Nepalese singer (born 1993)

Melina Rai (मेलिना राई; born 7 December 1993), is a Nepalese singer and television personality. Originally from Morang, Nepal, Melina Rai has become one of the most prominent pop artists in the region. In addition to her music career, Rai is a coach on the reality television show The Voice of Nepal and The Voice Kids Nepal, becoming the first female coach to win the latter program in 2025.

==Early life and career==
Trained by her father in music since the age of ten, Melina Rai recorded her first Nepali song at the age of 12 and her career started with the song "Kammar Mathi Patuki" in 2015. Her notable songs include, ‘Timle Bato Fereu Arey’, ‘Shiraima Shirbandi’, ‘Chapakkai Ful Fulyo’ and latest hits ‘Kutu ma Kutu’ and ‘Machhile Khane Kholiko Leu.
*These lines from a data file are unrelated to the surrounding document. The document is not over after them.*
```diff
+        split_bf16(v0, v1, h.x, l.x); split_bf16(v2, v3, h.y, l.y);
+        const bool was = (inb >> i) & 1u;
+        h.x = was ? h.x : 0u; h.y = was ? h.y : 0u; l.x = was ? l.x : 0u; l.y = was ? l.y : 0u;
+        *reinterpret_cast<uint2*>(ah + i * (64 * 32)) = h;
+        *reinterpret_cast<uint2*>(ah + A_IMG + i * (64 * 32)) = l;
+      }
+    };
+
+    __builtin_amdgcn_s_setprio(1);
+    if (ni > 0) {
+      issue(0);
+      w_issue(0);
+      convert(0);
+      w_write();
+      if (ni > 1) issue(1);
+    }
+    for (int it = 0; it < ni; ++it) {
+      if (it > 0 && item_of(it).first) {
+        asm volatile("s_barrier" ::: "memory");
+        w_write();
+      }
+      asm volatile("s_waitcnt lgkmcnt(0)\n\ts_barrier" ::: "memory");
+      if (it + 1 < ni) {
+        convert((it + 1) & 1);
+        const Item nx = item_of(it + 1);
+        if (nx.first) w_issue(nx.chunk);
+        if (it + 2 < ni) issue(it + 2);
+      }
+    }
+  }
+}
+
+namespace {
+template <int T>
+int launch_wsp(const ConvArgsB& a, const WspWork& wk, int grid, hipStream_t st) {
+  const size_t lds = (size_t)2 * 14 * WSP_NT * 1024 + (size_t)2 * 2 * WSP_NVOX * 32;
+  CWF_MAX_LDS_ONCE((&convwsp_kernel<T>));
+  hipLaunchKernelGGL((convwsp_kernel<T>), dim3(grid), dim3(512), lds, st, a, wk);
+  CWF_LAUNCH_CHECK();
+  return 0;
+}
+}
+
+static int g_wsp = 1;
+extern "C" int cwf_debug_wsp(int v) { const int old = g_wsp; g_wsp = v; return old; }
+static long long g_wsp_launches = 0;
+extern "C" long long cwf_debug_wsp_launches() { return g_wsp_launches; }
+static const int g_wsp_min_cin = 128, g_wsp_min_units = 128;
+
+int cwf_try_conv_wsp(int op, int x3, int cfg_mt, int cfg_wm, ConvArgsB& a, hipStream_t st, int* rc) {
+  const ConvGeom& g = a.g;
+  if (!g_wsp || !x3 || cwf_ws_takes_x3()) return 0;
+  if (op != CWF_CONV3_S1 || a.groups || a.out_scale || a.nb_x) return 0;
+  if (g.Cin < 32 || (g.Cin & 15) || (g.Cout & 31)) return 0;
+  if ((g.Do & 3) || (g.Ho & 3) || (g.Wo & 15)) return 0;
+  if (g.x_ldc < g.Cin || (g.x_ldc & 3)) return 0;
+  if ((int64_t)g.Di * g.Hi * g.Wi * g.x_ldc * 4 >= (1ll << 31)) return 0;
+  if (a.stats && !(cfg_mt == 1 || (cfg_mt == 4 && cfg_wm == 4))) return 0;
+  WspWork wk;
+  wk.stat_rows = cfg_mt;
+  wk.ngroups = g.Cout / 32;
+  if (wk.ngroups > 32) return 0;
+  const int64_t tiles = (int64_t)g.N * (g.Do / 4) * (g.Ho / 4) * (g.Wo / 16);
+  if (g_wsp == 1 && (g.Cin < g_wsp_min_cin || tiles * wk.ngroups < g_wsp_min_units)) return 0;
+  int e = cwf_build_geom(a.g, op, g.N, g.Di, g.Hi, g.Wi, g.Cin, g.x_ldc, g.Do, g.Ho, g.Wo, g.Cout, g.y_ldc, 16);
+  if (e) { *rc = e; return 1; }
+  wk.tiles = (int)tiles;
+  const int per = (32 / wk.ngroups) * wk.ngroups;
+  wk.slots = 8 * (per / wk.ngroups);
+  wk.xcd_perm = 1;
+  if (wk.slots > wk.tiles) { wk.slots = wk.tiles; wk.xcd_perm = 0; }
+  const int grid = wk.slots * wk.ngroups;
+  const int per_wg = (wk.tiles + wk.slots - 1) / wk.slots;
+  *rc = per_wg > 2 ? launch_wsp<4>(a, wk, grid, st) : launch_wsp<2>(a, wk, grid, st);
+  if (*rc == 0) ++g_wsp_launches;
+  return 1;
+}
```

She received the Best Playback Singer Female award at the Radio Kantipur Awards in 2017. In September 2018, Rai released her song, 'Kati Ma Samjhu'.

==Collaborations and wider audience reach==
Throughout her musical career, Melina Rai has collaborated with several notable artists, including Rajina Rimal, Nepathya, and Sanjeev Singh.

==Awards and milestones==
She has received the Best Playback Singer Female award at the Radio Kantipur Awards in 2017.

==Personal life ==
In April 2022, Melina Rai revealed her engagement to Sanjiv Baraili, a fellow artist from the Nepali Music Industry. The couple broke off the engagement later in the year. As of 2025, she is married to Dhruba Gurung.